**Problem statement**:
Find every line below with the string "face" and pick it out.
*** Input data ***
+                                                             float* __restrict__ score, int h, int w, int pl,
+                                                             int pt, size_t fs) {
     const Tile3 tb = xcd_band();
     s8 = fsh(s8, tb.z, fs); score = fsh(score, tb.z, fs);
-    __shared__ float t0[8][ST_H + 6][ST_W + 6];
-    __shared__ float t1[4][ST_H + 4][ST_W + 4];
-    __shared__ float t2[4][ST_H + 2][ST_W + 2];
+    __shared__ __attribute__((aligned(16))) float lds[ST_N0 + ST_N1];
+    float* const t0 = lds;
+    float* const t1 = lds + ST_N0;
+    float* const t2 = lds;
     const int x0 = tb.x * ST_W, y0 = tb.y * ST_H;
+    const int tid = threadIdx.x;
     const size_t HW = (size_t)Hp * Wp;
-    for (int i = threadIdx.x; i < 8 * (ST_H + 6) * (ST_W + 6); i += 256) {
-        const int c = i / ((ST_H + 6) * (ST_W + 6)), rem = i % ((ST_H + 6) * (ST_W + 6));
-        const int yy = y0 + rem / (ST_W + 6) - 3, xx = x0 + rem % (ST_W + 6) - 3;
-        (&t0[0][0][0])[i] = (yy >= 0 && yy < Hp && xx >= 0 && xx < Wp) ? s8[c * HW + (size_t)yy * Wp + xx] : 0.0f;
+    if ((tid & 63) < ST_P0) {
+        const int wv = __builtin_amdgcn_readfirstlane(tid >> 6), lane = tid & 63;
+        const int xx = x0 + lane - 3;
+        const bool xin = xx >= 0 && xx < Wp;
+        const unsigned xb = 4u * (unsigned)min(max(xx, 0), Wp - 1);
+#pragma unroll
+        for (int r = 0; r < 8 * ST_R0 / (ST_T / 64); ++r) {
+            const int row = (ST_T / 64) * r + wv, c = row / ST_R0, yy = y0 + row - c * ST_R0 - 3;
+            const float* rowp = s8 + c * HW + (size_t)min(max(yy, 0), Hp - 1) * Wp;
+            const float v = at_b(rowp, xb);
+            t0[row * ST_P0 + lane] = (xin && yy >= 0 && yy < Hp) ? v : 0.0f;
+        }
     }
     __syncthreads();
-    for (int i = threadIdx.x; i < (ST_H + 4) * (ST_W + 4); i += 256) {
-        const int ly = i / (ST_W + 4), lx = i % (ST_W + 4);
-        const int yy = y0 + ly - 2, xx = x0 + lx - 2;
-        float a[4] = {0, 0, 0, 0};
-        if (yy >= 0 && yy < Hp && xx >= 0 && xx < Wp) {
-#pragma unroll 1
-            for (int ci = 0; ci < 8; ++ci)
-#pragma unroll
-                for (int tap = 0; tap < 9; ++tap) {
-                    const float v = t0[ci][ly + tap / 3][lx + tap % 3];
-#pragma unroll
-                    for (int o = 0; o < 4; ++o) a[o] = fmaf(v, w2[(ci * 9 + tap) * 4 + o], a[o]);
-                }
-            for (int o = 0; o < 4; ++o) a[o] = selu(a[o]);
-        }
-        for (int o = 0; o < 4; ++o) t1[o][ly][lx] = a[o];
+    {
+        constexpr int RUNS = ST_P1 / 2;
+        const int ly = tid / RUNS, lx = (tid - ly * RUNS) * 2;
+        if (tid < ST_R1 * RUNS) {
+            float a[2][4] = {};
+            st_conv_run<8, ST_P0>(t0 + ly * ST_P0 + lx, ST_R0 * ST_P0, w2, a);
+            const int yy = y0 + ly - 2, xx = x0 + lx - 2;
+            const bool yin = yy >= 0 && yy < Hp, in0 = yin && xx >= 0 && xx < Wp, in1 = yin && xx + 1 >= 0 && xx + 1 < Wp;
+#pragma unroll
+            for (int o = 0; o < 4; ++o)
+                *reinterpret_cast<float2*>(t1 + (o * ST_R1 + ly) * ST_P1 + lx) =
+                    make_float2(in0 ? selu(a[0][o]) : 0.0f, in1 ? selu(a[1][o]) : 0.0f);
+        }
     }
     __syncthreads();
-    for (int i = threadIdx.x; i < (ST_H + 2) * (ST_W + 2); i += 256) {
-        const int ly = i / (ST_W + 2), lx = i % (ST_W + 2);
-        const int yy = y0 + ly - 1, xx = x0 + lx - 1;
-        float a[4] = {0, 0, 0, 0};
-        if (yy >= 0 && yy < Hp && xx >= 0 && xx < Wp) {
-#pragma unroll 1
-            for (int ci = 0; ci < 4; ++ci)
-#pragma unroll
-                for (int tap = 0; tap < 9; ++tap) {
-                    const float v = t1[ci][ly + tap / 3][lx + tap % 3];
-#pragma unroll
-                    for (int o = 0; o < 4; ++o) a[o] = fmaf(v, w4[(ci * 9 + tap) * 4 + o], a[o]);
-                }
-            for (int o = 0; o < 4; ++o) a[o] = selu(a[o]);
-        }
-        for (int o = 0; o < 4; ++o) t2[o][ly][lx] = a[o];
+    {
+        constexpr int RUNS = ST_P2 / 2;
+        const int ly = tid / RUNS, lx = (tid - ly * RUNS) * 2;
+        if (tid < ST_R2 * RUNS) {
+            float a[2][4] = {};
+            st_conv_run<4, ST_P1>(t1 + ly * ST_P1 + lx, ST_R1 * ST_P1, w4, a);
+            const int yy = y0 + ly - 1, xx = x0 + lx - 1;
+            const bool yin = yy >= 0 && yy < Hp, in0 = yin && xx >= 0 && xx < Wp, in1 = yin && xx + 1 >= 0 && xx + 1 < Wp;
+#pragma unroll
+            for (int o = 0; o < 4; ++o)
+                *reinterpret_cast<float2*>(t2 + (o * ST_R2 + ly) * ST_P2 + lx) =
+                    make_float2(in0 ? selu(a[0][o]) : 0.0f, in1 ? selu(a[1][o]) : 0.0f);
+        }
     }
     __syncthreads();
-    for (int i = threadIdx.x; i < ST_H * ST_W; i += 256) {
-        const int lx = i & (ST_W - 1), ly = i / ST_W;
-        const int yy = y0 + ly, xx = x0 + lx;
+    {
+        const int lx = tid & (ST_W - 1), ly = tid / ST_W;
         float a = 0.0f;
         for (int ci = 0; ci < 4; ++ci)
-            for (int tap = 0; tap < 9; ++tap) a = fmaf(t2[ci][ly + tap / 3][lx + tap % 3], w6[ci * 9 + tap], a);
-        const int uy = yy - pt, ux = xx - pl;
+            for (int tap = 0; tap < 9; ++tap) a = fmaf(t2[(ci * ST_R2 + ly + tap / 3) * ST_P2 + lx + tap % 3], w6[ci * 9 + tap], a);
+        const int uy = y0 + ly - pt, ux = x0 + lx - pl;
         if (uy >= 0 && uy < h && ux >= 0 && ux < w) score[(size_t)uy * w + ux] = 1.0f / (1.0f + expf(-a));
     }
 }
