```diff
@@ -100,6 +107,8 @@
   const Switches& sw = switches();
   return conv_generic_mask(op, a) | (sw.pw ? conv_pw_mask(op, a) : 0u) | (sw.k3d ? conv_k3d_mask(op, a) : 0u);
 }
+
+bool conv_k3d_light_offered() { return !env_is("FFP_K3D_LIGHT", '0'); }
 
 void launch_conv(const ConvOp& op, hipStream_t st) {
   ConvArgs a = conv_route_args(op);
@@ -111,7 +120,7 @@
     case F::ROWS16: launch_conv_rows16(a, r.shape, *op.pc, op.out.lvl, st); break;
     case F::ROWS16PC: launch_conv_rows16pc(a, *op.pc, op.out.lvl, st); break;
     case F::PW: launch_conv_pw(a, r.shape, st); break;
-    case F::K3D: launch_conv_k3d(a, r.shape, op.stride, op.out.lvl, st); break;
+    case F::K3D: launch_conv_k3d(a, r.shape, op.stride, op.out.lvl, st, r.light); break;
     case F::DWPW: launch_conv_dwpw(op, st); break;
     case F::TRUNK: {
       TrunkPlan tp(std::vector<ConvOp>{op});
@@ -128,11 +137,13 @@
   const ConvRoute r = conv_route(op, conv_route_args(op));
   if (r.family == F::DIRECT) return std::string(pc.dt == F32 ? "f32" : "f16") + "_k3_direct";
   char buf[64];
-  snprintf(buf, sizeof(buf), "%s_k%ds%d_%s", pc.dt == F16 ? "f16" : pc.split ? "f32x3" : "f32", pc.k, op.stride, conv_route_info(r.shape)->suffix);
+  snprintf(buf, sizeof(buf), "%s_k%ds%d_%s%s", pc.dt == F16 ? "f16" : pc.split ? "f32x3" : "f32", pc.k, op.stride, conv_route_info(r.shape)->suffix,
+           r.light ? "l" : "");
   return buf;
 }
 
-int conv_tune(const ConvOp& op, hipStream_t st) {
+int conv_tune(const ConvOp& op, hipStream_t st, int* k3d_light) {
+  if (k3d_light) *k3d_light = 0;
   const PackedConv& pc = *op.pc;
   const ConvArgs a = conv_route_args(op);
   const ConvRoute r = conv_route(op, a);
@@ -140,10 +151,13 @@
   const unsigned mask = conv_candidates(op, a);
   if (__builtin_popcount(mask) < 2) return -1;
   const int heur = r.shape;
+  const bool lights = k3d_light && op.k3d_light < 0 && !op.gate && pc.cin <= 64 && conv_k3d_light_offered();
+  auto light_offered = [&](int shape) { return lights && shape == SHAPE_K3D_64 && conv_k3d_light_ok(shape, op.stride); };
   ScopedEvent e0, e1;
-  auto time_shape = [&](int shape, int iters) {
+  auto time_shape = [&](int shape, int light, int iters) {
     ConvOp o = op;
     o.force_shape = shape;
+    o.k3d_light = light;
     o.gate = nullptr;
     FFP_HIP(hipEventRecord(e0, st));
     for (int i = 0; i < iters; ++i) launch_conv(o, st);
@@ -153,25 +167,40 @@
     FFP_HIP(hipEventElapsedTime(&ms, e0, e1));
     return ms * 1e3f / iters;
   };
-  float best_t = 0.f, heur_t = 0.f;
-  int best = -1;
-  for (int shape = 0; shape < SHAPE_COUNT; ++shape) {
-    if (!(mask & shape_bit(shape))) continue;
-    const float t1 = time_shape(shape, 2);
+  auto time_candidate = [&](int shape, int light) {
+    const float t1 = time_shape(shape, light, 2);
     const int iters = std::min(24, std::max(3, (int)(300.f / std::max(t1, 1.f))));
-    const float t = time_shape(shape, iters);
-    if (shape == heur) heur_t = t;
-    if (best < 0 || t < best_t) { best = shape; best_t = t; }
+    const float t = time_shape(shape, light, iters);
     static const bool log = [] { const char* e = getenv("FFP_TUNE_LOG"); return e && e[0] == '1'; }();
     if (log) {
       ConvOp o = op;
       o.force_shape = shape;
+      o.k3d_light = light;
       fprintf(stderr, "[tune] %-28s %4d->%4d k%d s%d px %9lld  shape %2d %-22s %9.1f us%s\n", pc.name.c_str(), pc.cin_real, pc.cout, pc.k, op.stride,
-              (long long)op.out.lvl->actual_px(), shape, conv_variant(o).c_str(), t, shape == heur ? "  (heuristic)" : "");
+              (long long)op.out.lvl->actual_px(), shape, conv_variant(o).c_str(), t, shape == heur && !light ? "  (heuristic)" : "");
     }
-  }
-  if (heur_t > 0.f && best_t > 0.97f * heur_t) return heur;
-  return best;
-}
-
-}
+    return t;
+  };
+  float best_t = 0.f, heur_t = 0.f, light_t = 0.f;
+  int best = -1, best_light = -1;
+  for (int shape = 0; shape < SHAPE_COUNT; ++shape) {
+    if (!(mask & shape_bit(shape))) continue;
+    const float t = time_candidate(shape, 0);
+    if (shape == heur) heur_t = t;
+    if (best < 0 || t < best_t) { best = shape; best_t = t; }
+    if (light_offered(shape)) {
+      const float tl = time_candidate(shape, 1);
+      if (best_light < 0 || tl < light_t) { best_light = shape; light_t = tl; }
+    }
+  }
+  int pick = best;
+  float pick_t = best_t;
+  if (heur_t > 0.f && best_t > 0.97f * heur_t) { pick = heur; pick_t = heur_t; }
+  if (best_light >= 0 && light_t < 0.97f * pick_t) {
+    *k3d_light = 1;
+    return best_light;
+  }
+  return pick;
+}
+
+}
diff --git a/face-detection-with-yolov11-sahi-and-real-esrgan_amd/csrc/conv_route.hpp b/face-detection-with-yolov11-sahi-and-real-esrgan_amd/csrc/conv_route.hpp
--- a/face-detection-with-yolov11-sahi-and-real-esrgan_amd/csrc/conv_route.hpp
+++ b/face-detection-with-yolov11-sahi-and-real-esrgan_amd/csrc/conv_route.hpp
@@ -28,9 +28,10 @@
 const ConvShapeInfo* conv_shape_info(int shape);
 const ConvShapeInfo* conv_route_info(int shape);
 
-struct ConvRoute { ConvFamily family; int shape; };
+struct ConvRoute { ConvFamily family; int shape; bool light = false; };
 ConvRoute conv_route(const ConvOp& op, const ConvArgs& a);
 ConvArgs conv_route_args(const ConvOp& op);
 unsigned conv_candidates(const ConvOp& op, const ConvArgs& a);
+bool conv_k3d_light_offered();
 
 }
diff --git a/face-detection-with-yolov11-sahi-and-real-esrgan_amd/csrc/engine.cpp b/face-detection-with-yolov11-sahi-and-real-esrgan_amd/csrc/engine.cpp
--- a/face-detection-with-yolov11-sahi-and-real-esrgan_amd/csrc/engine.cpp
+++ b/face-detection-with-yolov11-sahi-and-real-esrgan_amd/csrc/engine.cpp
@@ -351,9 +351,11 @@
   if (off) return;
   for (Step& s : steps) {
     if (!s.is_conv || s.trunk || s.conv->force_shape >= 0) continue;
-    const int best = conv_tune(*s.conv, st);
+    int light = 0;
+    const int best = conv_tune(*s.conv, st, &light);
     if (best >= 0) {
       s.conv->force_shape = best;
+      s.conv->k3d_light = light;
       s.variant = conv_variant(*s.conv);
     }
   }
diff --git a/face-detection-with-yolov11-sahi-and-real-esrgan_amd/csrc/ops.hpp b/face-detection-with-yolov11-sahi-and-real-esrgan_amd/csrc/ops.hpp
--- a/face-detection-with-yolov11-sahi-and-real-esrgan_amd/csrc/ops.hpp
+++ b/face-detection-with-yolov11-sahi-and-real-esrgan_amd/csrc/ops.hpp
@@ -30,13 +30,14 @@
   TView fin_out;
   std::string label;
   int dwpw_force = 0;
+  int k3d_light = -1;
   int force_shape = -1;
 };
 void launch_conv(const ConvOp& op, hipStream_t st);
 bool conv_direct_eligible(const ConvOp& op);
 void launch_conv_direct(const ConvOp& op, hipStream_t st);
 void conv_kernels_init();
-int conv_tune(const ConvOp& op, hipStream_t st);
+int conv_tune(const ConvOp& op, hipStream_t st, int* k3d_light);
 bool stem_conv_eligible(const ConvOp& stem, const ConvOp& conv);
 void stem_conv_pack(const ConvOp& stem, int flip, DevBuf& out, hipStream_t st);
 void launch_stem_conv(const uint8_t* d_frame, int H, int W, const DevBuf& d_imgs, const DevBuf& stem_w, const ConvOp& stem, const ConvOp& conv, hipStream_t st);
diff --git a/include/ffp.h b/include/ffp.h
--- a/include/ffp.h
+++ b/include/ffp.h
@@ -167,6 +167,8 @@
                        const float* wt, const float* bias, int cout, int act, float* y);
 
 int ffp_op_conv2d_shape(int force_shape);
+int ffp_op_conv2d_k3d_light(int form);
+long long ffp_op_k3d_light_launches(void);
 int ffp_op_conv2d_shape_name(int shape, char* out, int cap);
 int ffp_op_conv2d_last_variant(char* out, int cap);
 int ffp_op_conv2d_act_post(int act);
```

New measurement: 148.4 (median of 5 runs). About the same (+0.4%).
*** End of Input data ***
**Task answer**:
diff --git a/face-detection-with-yolov11-sahi-and-real-esrgan_amd/csrc/conv_route.hpp b/face-detection-with-yolov11-sahi-and-real-esrgan_amd/csrc/conv_route.hpp
--- a/face-detection-with-yolov11-sahi-and-real-esrgan_amd/csrc/conv_route.hpp
+++ b/face-detection-with-yolov11-sahi-and-real-esrgan_amd/csrc/conv_route.hpp
diff --git a/face-detection-with-yolov11-sahi-and-real-esrgan_amd/csrc/engine.cpp b/face-detection-with-yolov11-sahi-and-real-esrgan_amd/csrc/engine.cpp
--- a/face-detection-with-yolov11-sahi-and-real-esrgan_amd/csrc/engine.cpp
+++ b/face-detection-with-yolov11-sahi-and-real-esrgan_amd/csrc/engine.cpp
diff --git a/face-detection-with-yolov11-sahi-and-real-esrgan_amd/csrc/ops.hpp b/face-detection-with-yolov11-sahi-and-real-esrgan_amd/csrc/ops.hpp
--- a/face-detection-with-yolov11-sahi-and-real-esrgan_amd/csrc/ops.hpp
+++ b/face-detection-with-yolov11-sahi-and-real-esrgan_amd/csrc/ops.hpp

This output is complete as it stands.